- [WHAT THE TASK ASKS] Could you give the number of lines in the entries below that contain the word "void"? Only the number is wanted.

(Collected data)
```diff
+template <int TYPE, class PR>
+PSGPU_HDI float prim_true_dist(PR& P, float x, float y, float z, float* axisD, float ev[3]) {
+    float d2 = 0.0f;
+    ev[0] = ev[1] = ev[2] = 0.0f;
+    if (TYPE == PSGPU_T_POINT) {
+        const float dx = x - P.pos[0], dy = y - P.pos[1], dz = z - P.pos[2];
+        ev[0] = __builtin_fabsf(dx); ev[1] = __builtin_fabsf(dy); ev[2] = __builtin_fabsf(dz);
+        d2 = dx * dx + dy * dy + dz * dz;
+    } else if (TYPE == PSGPU_T_LINE) {
+        const float ux = P.dir[0] - P.pos[0], uy = P.dir[1] - P.pos[1], uz = P.dir[2] - P.pos[2];
+        const float dx = x - P.pos[0], dy = y - P.pos[1], dz = z - P.pos[2];
+        const float t = (dx * ux + dy * uy + dz * uz) / (ux * ux + uy * uy + uz * uz);
+        const float ex = dx - t * ux, ey = dy - t * uy, ez = dz - t * uz;
+        ev[0] = __builtin_fabsf(ex); ev[1] = __builtin_fabsf(ey); ev[2] = __builtin_fabsf(ez);
+        d2 = ex * ex + ey * ey + ez * ez;
+    } else if (TYPE == PSGPU_T_CYLINDER) {
+        const float px = x - P.pos[0], py = y - P.pos[1], pz = z - P.pos[2];
+        float yy = px * P.dir[0] + py * P.dir[1] + pz * P.dir[2];
+        const float rr = px * px + py * py + pz * pz - yy * yy;
+        const float r = cull_sqrt(rr > 0.0f ? rr : 0.0f);
+        *axisD = r;
+        const float xx = __builtin_fmaxf(r - P.res[0], 0.0f);
+        const float k = xx > 0.0f ? xx * cull_rcp(r) : 0.0f;
+        const float ya = yy > 0.0f ? __builtin_fmaxf(yy - P.res[1], 0.0f) : yy;
+        ev[0] = __builtin_fabsf(k * (px - yy * P.dir[0]) + ya * P.dir[0]);
+        ev[1] = __builtin_fabsf(k * (py - yy * P.dir[1]) + ya * P.dir[1]);
+        ev[2] = __builtin_fabsf(k * (pz - yy * P.dir[2]) + ya * P.dir[2]);
+        d2 = xx * xx + ya * ya;
+    } else if (TYPE == PSGPU_T_CUBE) {
+        ev[0] = __builtin_fmaxf(__builtin_fabsf(x - P.pos[0]) - P.res[0], 0.0f);
+        ev[1] = __builtin_fmaxf(__builtin_fabsf(y - P.pos[1]) - P.res[0], 0.0f);
+        ev[2] = __builtin_fmaxf(__builtin_fabsf(z - P.pos[2]) - P.res[0], 0.0f);
+        d2 = ev[0] * ev[0] + ev[1] * ev[1] + ev[2] * ev[2];
+    }
+    return cull_sqrt(d2);
+}
+
+PSGPU_HDI float wyvill_of_dist(float d) {
+    const float t = 1.0f - d * d;
+    return t > 0.0f ? (t * t) * t : 0.0f;
+}
+
+template <int TYPE, class PR>
+PSGPU_HDI void prim_interval(PR& P, float cx, float cy, float cz, float h, float hx, float hy, float hz, float* lo,
+                             float* hi, bool* ok) {
+    float axisD = 1e30f, ev[3];
+    const float d = prim_true_dist<TYPE, PR>(P, cx, cy, cz, &axisD, ev);
+    if (TYPE == PSGPU_T_CYLINDER) *ok = *ok && (axisD - h > 0.05f);
+    const float reach = (hx * ev[0] + hy * ev[1] + hz * ev[2]) * cull_rcp(d);
+    float loD = __builtin_fmaxf(d - h, d - reach);
+    const float ux = ev[0] + hx, uy = ev[1] + hy, uz = ev[2] + hz;
+    const float hiD = __builtin_fminf(d + h, cull_sqrt(ux * ux + uy * uy + uz * uz));
+    if (TYPE == PSGPU_T_POINT || TYPE == PSGPU_T_CUBE) {
+        const float gx = __builtin_fmaxf(ev[0] - hx, 0.0f);
+        const float gy = __builtin_fmaxf(ev[1] - hy, 0.0f);
+        const float gz = __builtin_fmaxf(ev[2] - hz, 0.0f);
+        loD = __builtin_fmaxf(loD, cull_sqrt(gx * gx + gy * gy + gz * gz));
+    }
+    *hi = wyvill_of_dist(__builtin_fmaxf(loD, 0.0f)) + kBoundEps;
+    *lo = wyvill_of_dist(hiD) - kBoundEps;
 }
 
 PSGPU_HDI void brick_box(const float lo[3], float side, const uint32_t dims[3], uint32_t bi, uint32_t bj,
```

- [EXERCISE ANSWER] 2